Ma forse tutto è iniziato dall’idea di inventare un discorso coloniale che « indica un nuovo modo di pensare per cui i processi culturali, intellettuali, economici e politici interagiscono nella formazione, perpetuazione e smantellamento del colonialismo ». (Loomb 1998 : 54). Questa invenzione è creata per legittimare il colonialismo ma anche per instaurare delle pratiche di discriminazione e oppressione sull’indigeno soprattutto sul genere femminile.

Sappiamo che la conquista della terra viene sempre dopo una serie di battaglie in cui l’Italia mostrava la sua tecnologia militare e la sua atrocità, per la conquista della donna africana si usava la violenza al posto delle arme e l’aggressione fisica e morale. La donna che rifiutava essere la schiava, la donna domestica e l’amante del soldato italiano viene punita o uccisa. Le donne nere soprattutto vennero rappresentate come esseri sensuali e disponibili al dominio dell’uomo bianco italiano, e cosi la posizione del protagonista maschile europeo verso la donna locale riflette il suo approccio più generale all’alterità in quanto tale, per cui la conquista coloniale si pone sempre come conquista sessuale.

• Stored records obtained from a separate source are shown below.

# lorenzsp/EMRI_FrequencyDomainWaveforms

Measured on AMD Instinct MI355X. Metric: FD waveforms/sec (2 yr, dt=10 s, ~3000 modes) at 1/2/4/8 GPUs; mode-sum HBM GB/s, higher is better.
Workload: dtype f64

## Files before the change

emri_frequencydomainwaveforms_amd/csrc/emrifd.hip:

```cpp

#include "emrifd_layout.h"

#define EFD_VERSION 100

static thread_local std::string g_err;

int efdhip::fail(int code, const std::string& msg) {
    g_err = msg;
    return code;
}

namespace {

constexpr int NWAVE = TILE / 64;
constexpr int XCD_GROUP = 1024 / TILE;
constexpr int SEGWIN = TILE;
constexpr int PIECES = (int)sizeof(Item) / 16;
constexpr int B_PIECE = (int)offsetof(Item, b) / 16;
constexpr int ROUNDS = 2;
constexpr int NC = (ROUNDS * TILE) / PIECES;


__device__ __forceinline__ bool seg_hits_tile(int2 lh, int32_t tlo, int32_t thi) {
    return lh.y > tlo && lh.x < thi;
}

struct HitRecords {
    int p0, count;
};
__device__ __forceinline__ HitRecords hit_records(
    int sg, int64_t tile, int32_t tlo, int32_t thi, const int32_t* __restrict__ segbase,
    const int32_t* __restrict__ stb0, const int32_t* __restrict__ stb1,
    const int4* __restrict__ seginfo, const int4* __restrict__ ranges) {
    const int32_t sbase = segbase[sg];
    if (sbase != SEG_NO_STB) {
        const int q0 = stb0[sbase + tile], q1 = stb1[sbase + tile];
        return {q0, max(q1 - q0, 0)};
    }
    const int4 info = seginfo[sg];
    const int base = info.x, n = info.y, dir = info.z, sb = info.w;
    int lo = 0, hi = n;
    while (lo < hi) {
        const int mid = (lo + hi) >> 1;
        const int4 rg = ranges[base + (dir > 0 ? mid : n - 1 - mid)];
        if ((sb ? rg.w : rg.y) > tlo) hi = mid; else lo = mid + 1;
    }
    const int p0 = lo;
    hi = n;
    while (lo < hi) {
// ... 232 lines not shown
    const uint64_t m = x >= 64 ? ~0ull : ((1ull << (x & 63)) - 1ull);
    return x <= 0 ? 0ull : m;
}
__device__ __forceinline__ uint64_t lane_range_mask(int32_t lo, int32_t hi) {
    return lanes_below(hi) & ~lanes_below(lo);
}
struct RecSign {
    int32_t fdcls;
    int32_t shift;
    double kth;
    bool safe;
};
__device__ __forceinline__ RecSign rec_sign(uint32_t bits) {
    const bool fdneg = bits & 1u;
    RecSign r;
    r.safe = (bits & 2u) != 0;
    r.fdcls = fdneg ? 0x018 : 0x180;
    r.shift = fdneg ? -192 : 192;
    r.kth = fdneg ? -KTH0 / VS : KTH0 / VS;
    return r;
}
__device__ __forceinline__ uint64_t class_mask(double x, int32_t cls) {
    uint64_t m;
    asm volatile("v_cmp_class_f64_e64 %0, %1, %2" : "=s"(m) : "v"(x), "s"(cls));
    return m;
}
__device__ __forceinline__ double ftz_select(bool ok, double v) {
    return __hiloint2double(ok ? __double2hiint(v) : 0, __double2loint(v));
}
constexpr int HDR_HB = TILE_LANES < 1024 ? 10 : 11;
constexpr uint32_t HDR_HM = (1u << HDR_HB) - 1u;
constexpr int HDR_S = 2 * HDR_HB, HDR_J = 2 * HDR_HB + 1, HDR_FD = 2 * HDR_HB + 4;
static_assert(FAST_J < 8, "header: jser in 3 bits");
static_assert(TILE_LANES < 2048 && HDR_FD + 2 <= 32, "header: one 32-bit word");
__device__ __forceinline__ uint32_t hdr_pack(uint32_t lo, uint32_t hi, int s, int32_t jser,
                                             int32_t fdneg) {
    return lo | (hi << HDR_HB) | ((uint32_t)s << HDR_S) | ((uint32_t)jser << HDR_J) |
           ((uint32_t)fdneg << HDR_FD);
}
__device__ __forceinline__ int32_t hdr_lo(uint32_t ha) { return (int32_t)(ha & HDR_HM); }
__device__ __forceinline__ int32_t hdr_hi(uint32_t ha) {
    return (int32_t)((ha >> HDR_HB) & HDR_HM);
}
__device__ __forceinline__ int hdr_s(uint32_t ha) { return (int)((ha >> HDR_S) & 1u); }
__device__ __forceinline__ uint32_t hdr_jser(uint32_t ha) { return (ha >> HDR_J) & 7u; }
__device__ __forceinline__ uint32_t hdr_fdneg(uint32_t ha) { return (ha >> HDR_FD) & 3u; }
__device__ __forceinline__ uint32_t hdr_safe(uint32_t ha) { return (ha >> (HDR_FD + 1)) & 1u; }
__device__ __forceinline__ bool hdr_test(uint32_t ha, uint32_t mask) {
    asm volatile("" : "+s"(ha));
    return (ha & mask) != 0;
}
__device__ __forceinline__ bool hdr_j3(uint32_t ha) {
    asm volatile("" : "+s"(ha));
    return hdr_jser(ha) >= 3u;
}
__device__ __forceinline__ bool hdr_j4(uint32_t ha) {
    asm volatile("" : "+s"(ha));
    return hdr_jser(ha) >= 4u;
}
__device__ __forceinline__ void spa_simple(const Item* __restrict__ it, double sfk, double stfk,
                                           const double2* __restrict__ sct, const RecSign& rs,
                                           double& wr, double& wi, double& w) {
    const double u = sfk - it->gx;
    const double tt = fma(fma(fma(it->ic[0], u, it->ic[1]), u, it->ic[2]), u, it->ic[3]);
    w = tt - it->tj;
    const double ph = fma(fma(fma(it->ph[0], w, it->ph[1]), w, it->ph[2]), w, it->ph[3]);
    const double fd = fma(fma(it->fd[0], w, it->fd[1]), w, it->fd[2]);
// ... 340 lines not shown
#pragma unroll
            for (int rd = 0; rd < KEYCAP / (4 * TILE); ++rd) {
                const int pc = rd * TILE + tid;
                if (4 * pc < pre)
                    glds16(reinterpret_cast<const uint4*>(tkeys + (size_t)tile * KEYCAP) + pc,
                           reinterpret_cast<uint4*>(keys) + rd * TILE + wave * 64);
            }
        }
#pragma unroll
        for (int rd = 0; rd < SCTAB / TILE; ++rd)
            glds16(reinterpret_cast<const uint4*>(sctab_g) + rd * TILE + tid,
                   reinterpret_cast<uint4*>(sctab) + rd * TILE + wave * 64);
        __builtin_amdgcn_s_waitcnt(0x0f70);
        __syncthreads();
    }

    const int32_t w_lo = (int32_t)(tile * TILE_LANES + wave * 64 * BPL);
    const int32_t e_lo = w_lo + 64 * ioff;
    const int32_t e_hi = e_lo + 64 * NB;
    double fk[NB], tfk[NB];
    double own_r[NB], own_i[NB], mir_r[NB], mir_i[NB];
#pragma unroll
    for (int i = 0; i < NB; ++i) {
        const int32_t k = e_lo + 64 * i + lane;
        fk[i] = (anyrec && k < nlanes) ? freq[k] : 0.0;
        tfk[i] = TWO_PI * fk[i];
        own_r[i] = own_i[i] = mir_r[i] = mir_i[i] = 0.0;
    }
    int s_cur = 0;
#pragma unroll
    for (int i = 0; i < NB; ++i) { fk[i] = -fk[i]; tfk[i] = -tfk[i]; }

    static_assert(PIECES * NC <= ROUNDS * TILE, "staging: at most ROUNDS 16-B pieces per thread");
#define EFD_GLDS(c, buf)                                                                      \
    do {                                                                                      \
        _Pragma("unroll") for (int rd_ = 0; rd_ < ROUNDS; ++rd_) {                            \
            const int p_ = rd_ * TILE + tid;                                                  \
            const int r_ = p_ / PIECES, q_ = p_ - r_ * PIECES;                                \
            if (r_ < NC && (c) * NC + r_ < cnt) {                                             \
                const uint32_t key_ = keys[(c) * NC + r_];                                    \
                 \
                       \
                const int qs_ = ((key_ & 1u) && q_ >= B_PIECE && q_ < B_PIECE + 8)            \
                                    ? ((q_ - B_PIECE + 4) & 7) + B_PIECE : q_;                \
                const uint4* src_ = reinterpret_cast<const uint4*>(items + (key_ >> 1)) + qs_; \
                uint4* dst_ = reinterpret_cast<uint4*>(&stage[(buf)][0]) + rd_ * TILE + wave * 64; \
                glds16(src_, dst_);                                                           \
            }                                                                                 \
        }                                                                                     \
    } while (0)

    int win = 0;
    int nhit = 0;
    int wtotal = 0;
    int wdone = 0;
    int nkeys = pre > 0 ? pre : 0;
    while (true) {
        while (pre < 0 && nkeys < KEYCAP) {
            tid = opq(tid0);
            lane = tid & 63;
            if (wdone == wtotal) {
                if (win >= nseg) break;
                constexpr int ROWS = SEGWIN / TILE;
                unsigned long long bal[ROWS];
#pragma unroll
                for (int row = 0; row < ROWS; ++row) {
                    const int sgi = win + row * TILE + tid;
                    bool hit = false;
                    if (sgi < nseg) hit = seg_hits_tile(seglh[sgi], tlo, thi);
                    bal[row] = __ballot(hit);
                    if (lane == 0) wcnt[row * NWAVE + wave] = __popcll(bal[row]);
                }
                __syncthreads();
                nhit = 0;
#pragma unroll
                for (int row = 0; row < ROWS; ++row) {
                    int before = nhit;
// ... 117 lines not shown
#pragma unroll
                        for (int i = 0; i < NB; ++i) need[i] = false;
                    } else
                    if (CAUSTIC == EFD_CAUSTIC_UNIFORM &&
                        !hdr_test(((uint32_t)((e_lo - klo) | (khi - e_hi)) >> 31) |
                                  ((hdr_jser(ha) + 5u) >> 3) |
                                  (hdr_safe(ha) ^ 1u), 1u)) {
#pragma unroll
                        for (int i = 0; i < NB; ++i) {
                            spa_simple(it, fk[i], tfk[i], sctab, rs, wr[i], wi[i], w[i]);
                            need[i] = false;
                        }
                    } else
                    if (CAUSTIC == EFD_CAUSTIC_UNIFORM &&
                        !hdr_test(((uint32_t)((e_lo - klo) | (khi - e_hi)) >> 31) |
                                  (((hdr_jser(ha) ^ 3u) + 7u) >> 3) |
                                  (hdr_safe(ha) ^ 1u), 1u)) {
#pragma unroll
                        for (int i = 0; i < NB; ++i) {
                            spa_simple3(it, fk[i], tfk[i], sctab, rs, wr[i], wi[i], w[i]);
                            need[i] = false;
                        }
                    } else
#pragma unroll
                    for (int i = 0; i < NB; ++i) {
                        const int32_t base = e_lo + 64 * i;
                        const uint64_t am = lane_range_mask(klo - base, khi - base);
                        spa_fast_m<CAUSTIC>(it, fk[i], tfk[i], ha, am, sctab, rs,
                                            wr[i], wi[i], w[i], needm[i]);
                        need[i] = __builtin_amdgcn_inverse_ballot_w64(needm[i]);
                        needany |= needm[i];
                    }
                    anyneed = needany != 0;
#pragma unroll
                    for (int i = 0; i < NB; ++i) {
                        const double xr = cubic(xo, w[i]), xi = cubic(xo + 4, w[i]);
                        own_r[i] = fma(xr, wr[i], own_r[i]);
                        own_r[i] = fma(-xi, wi[i], own_r[i]);
                        own_i[i] = fma(xr, wi[i], own_i[i]);
                        own_i[i] = fma(xi, wr[i], own_i[i]);
                    }
                    if (PAIRED) {
                        asm volatile("" ::: "memory");
#pragma unroll
                        for (int i = 0; i < NB; ++i) {
                            const double zr = cubic(xm, w[i]), zi = cubic(xm + 4, w[i]);
                            mir_r[i] = fma(zr, wr[i], mir_r[i]);
                            mir_r[i] = fma(-zi, wi[i], mir_r[i]);
                            mir_i[i] = fma(-zr, wi[i], mir_i[i]);
                            mir_i[i] = fma(-zi, wr[i], mir_i[i]);
                        }
                    }
                    if (__builtin_expect(anyneed, 0)) {
                        EFD_EXP_DO(exp_cold(need, lane);)
                        const uint32_t key = rfl(keys[c * NC + ii]);
                        const int hg = (int)((key >> 1) / (uint32_t)ni);
                        const int jr = (int)((key >> 1) - (uint32_t)hg * (uint32_t)ni);
                        const int ln = opq(tid0) & 63;
#pragma unroll
                        for (int i = 0; i < NB; ++i) {
                            if (need[i]) {
                                const double f = freq[e_lo + 64 * i + ln];
                                const ColdEval ce = spa_general<CAUSTIC>(
                                    it, s_cur ? f : -f, s, hg, jr, t, nt, K, gm, gn, coefA, coefT);
                                accumulate<0, PAIRED>(ce.wr, ce.wi, ce.b[0], ce.b[1], ce.b[2],
                                                      ce.b[3], own_r[i], own_i[i], mir_r[i],
                                                      mir_i[i]);
                            }
                        }
                        {
                            const int ln2 = opq(tid0) & 63;
#pragma unroll
                            for (int i = 0; i < NB; ++i) {
                                const int32_t k = e_lo + 64 * i + ln2;
                                const double f = k < nlanes ? freq[k] : 0.0;
// ... 1343 lines not shown
```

3.2. Il Madamato, la Venere nera

L’aggressione delle donne viene sempre giustificata con decreti speciali mentre le donne che rifiutavano la sottomissione e la schiavitù erano sempre minacciate e talvolta uccise. L’italiano che ha conquistato la terra secondo lui era legittimo conquistare la donna e cosi per il periodo in cui rimaneva nella colonia teneva presso di sé un’africana che utilizzava sia quale domestica che sessualmente. Questa pratica si chiama “ madamato” : il termine madamato designava, inizialmente in Eritrea e successivamente nelle altre colonie italiane, una relazione temporanea more uxorio tra un cittadino italiano (soldati prevalentemente, ma non solo) ed una donna nativa delle terre colonizzate, chiamata in questo caso madama. Secondo Giulia Barrera :

Nel gergo coloniale italiano, per “madama” si intendeva la donna africana che conviveva o aveva una relazione stabile con un uomo italiano. Il termine “madamato” aveva una connotazione dispregiativa ; fu coniato all’indomani della guerra d’Etiopia, quando Mussolini lanciò una campagna contro le unioni miste e le procreazioni interrazziali. »(Barrera 2005 : 4)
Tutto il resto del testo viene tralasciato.